Any UDP based application protocol will inevitably be susceptible to packet loss, reordering and (in some circumstances) duplicates. The "U" in UDP could stands for "Unreliable" as in Unreliable Datagram Protocol. (OK, it really stands for "User" ... but it is certainly a good way to remember UDP's characteristics.)

UDP packet losses typically occur because your traffic is exceeding the buffering capacity of one or more of the "hops" between the server and client. When this happens, packets are dropped ... and since you are using UDP, there is no transport protocol-level notification that this is occurring.

If you use UDP in an application, the application needs to take account of UDP's unreliable nature, implementing its own mechanisms for dealing with dropped and out-of-order packets and for doing its own flow control. (An application that blasts out UDP packets with no thought to the effect that this may have on an already overloaded network is a bad network citizen.)

(In the TCP case, packets are probably being dropped as well, but TCP is detecting and resending the dropped packets, and the TCP flow control mechanism is kicking in to slow down the rate of data transmission. The net result is "latency".)

EDIT - based on the OP's comment, the cause of his problem was that the client was not "listening" for a period, causing the packets to (presumably) be dropped by the client's OS. The way to address this is to:

  1. use a dedicated Java thread that just reads the packets and queues them for processing, and

  2. increase the size of the kernel packet queue for the socket.

But even when you take these measures you can still get packets dropped. For example, if the machine is overloaded, the application may not get execution time-slices frequently enough to read and queue all packets before the kernel has to drop them.

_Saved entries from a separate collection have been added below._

# dspcraft/dsc

Measured on AMD Instinct MI355X. Metric: batched 1-D rfft GSamples/s, higher is better.
Workload: dtype f32

## Files before the change

### dsc_amd/csrc/fft_r2c_64k.hip

```cpp
#include "kernels.h"

#include <hip/hip_runtime.h>

#include <cmath>
#include <cstdlib>
#include <utility>

namespace {

typedef float f2 __attribute__((ext_vector_type(2)));

struct cf { float x, y; };
__device__ __forceinline__ cf operator+(cf a, cf b) { return cf{a.x + b.x, a.y + b.y}; }
__device__ __forceinline__ cf operator-(cf a, cf b) { return cf{a.x - b.x, a.y - b.y}; }
__device__ __forceinline__ cf to_cf(f2 a) { return cf{a.x, a.y}; }
__device__ __forceinline__ f2 to_f2(cf a) { return f2{a.x, a.y}; }

constexpr int kM = 32768;
constexpr int kPlaneFloats = 1024 * 34;
constexpr int kLdsBytes = kPlaneFloats * 4 + 1024 * 8;
constexpr int kTabEntries = 1024;

constexpr int kAuxW1024 = 0, kAuxW32768 = 1024, kAuxW65536 = 2048, kAuxEntries = 3072;

__host__ __device__ constexpr int br5(int x) {
    return ((x & 1) << 4) | ((x & 2) << 2) | (x & 4) | ((x & 8) >> 2) | ((x & 16) >> 4);
}

__device__ constexpr float kCos64[17] = {
    1.0f, 0.99518472667219688624f, 0.98078528040323044913f, 0.95694033573220886494f,
    0.92387953251128675613f, 0.88192126434835502971f, 0.83146961230254523708f, 0.77301045336273696081f,
    0.70710678118654752440f, 0.63439328416364549822f, 0.55557023301960222474f, 0.47139673682599764856f,
    0.38268343236508977173f, 0.29028467725446236764f, 0.19509032201612826785f, 0.09801714032956060199f,
    0.0f};

__device__ constexpr float root64_re(int q) {
    q &= 63;
    return q <= 16 ? kCos64[q] : q <= 32 ? -kCos64[32 - q] : q <= 48 ? -kCos64[q - 32] : kCos64[64 - q];
}
__device__ constexpr float root64_im(int q) {
    q &= 63;
    return q <= 16 ? -kCos64[16 - q] : q <= 32 ? -kCos64[q - 16] : q <= 48 ? kCos64[48 - q] : kCos64[q - 48];
}

__device__ __forceinline__ cf cmul(cf a, cf w) {
    return cf{a.x * w.x - a.y * w.y, a.x * w.y + a.y * w.x};
}
__device__ __forceinline__ cf cmul_conj(cf a, cf w) {
    return cf{a.x * w.x + a.y * w.y, a.y * w.x - a.x * w.y};
}

template<bool INV>
__device__ __forceinline__ cf twiddle_mul_second_fused(cf a, cf w) {
    if (INV) return cf{__builtin_fmaf(a.y, w.y, a.x * w.x), __builtin_fmaf(-a.x, w.y, a.y * w.x)};
    return cf{__builtin_fmaf(-a.y, w.y, a.x * w.x), __builtin_fmaf(a.y, w.x, a.x * w.y)};
}

template<bool INV, int M, int K>
__device__ __forceinline__ cf mul_root(cf d) {
    constexpr float c8 = 0.70710678118654752440f;
    if constexpr (K == 0) {
        return d;
    } else if constexpr (4 * K == M) {
        return INV ? cf{-d.y, d.x} : cf{d.y, -d.x};
    } else if constexpr (8 * K == M) {
        return INV ? cf{(d.x - d.y) * c8, (d.x + d.y) * c8} : cf{(d.x + d.y) * c8, (d.y - d.x) * c8};
    } else if constexpr (8 * K == 3 * M) {
        return INV ? cf{-(d.x + d.y) * c8, (d.x - d.y) * c8} : cf{(d.y - d.x) * c8, -(d.x + d.y) * c8};
    } else {
        constexpr float wr = root64_re(K * (64 / M));
        constexpr float wi = INV ? -root64_im(K * (64 / M)) : root64_im(K * (64 / M));
        return cf{d.x * wr - d.y * wi, d.x * wi + d.y * wr};
    }
}
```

EDIT 2 - There is some debate about whether UDP is susceptible to duplicates. It is certainly true that UDP has no innate duplicate detection or prevention. But it is also true that the IP packet routing fabric that is the internet is unlikely to spontaneously duplicate packets. So duplicates, if they do occur, are likely to occur because the sender has decided to resend a UDP packet. Thus, to my mind while UDP is susceptible to problems with duplicates, it does not cause them per se ... unless there is a bug in the OS protocol stack or in the IP fabric.

Although UDP supports packets up to 65535 bytes in length (including the UDP header, which is 8 bytes - but see note 1), the underlying transports between you and the destination do not support IP packets that long. For example, Ethernet frames have a maximum size of 1500 bytes - taking into account overhead for the IP and UDP headers, that means that any UDP packet with a data payload length of more than about 1450 is likely to be fragmented into multiple IP datagrams.

A maximum size UDP packet is going to be fragmented into at least 45 separate IP datagrams - and if any one of those fragments is lost, the entire UDP packet is lost. If your underlying packet loss rate is 1%, your application will see a loss rate of about 36%!

If you want to see less packets lost, don't send huge packets - limit your data in each packet to about 1400 bytes (or even do your own "Path MTU discovery" to figure out the maximum size you can safely send without fragmentation).


  1. Of course, UDP is also subject to the limitations of IP, and IP datagrams have a maximum size of 65535, including the IP header. The IP header ranges in size from 20 to 60 bytes, so the maximum amount of application data transportable within a UDP packet might be as low as 65467.

The problem might be to do with your transmit buffer getting filled up in your UDPSocket. Only send the amount of bytes in one go indicated by UDPSocket.getSendBufferSize(). Use setSendBufferSize(int size) to increase this value.

If #send() is used to send a DatagramPacket that is larger than the setting of SO_SNDBUF then it is implementation specific if the packet is sent or discarded.

IP supports packets up to 65535 bytes including a 20 byte IP packet header. UDP supports datagrams up to 65507 bytes, plus the 20 byte IP header and the 8 byte UDP header. However the network MTU is the practical limit, and don't forget that that includes not just these 28 bytes but also the Ethernet frame header. The real practical limit for unfragmented UDP is the minimum MTU of 576 bytes less all the overheads.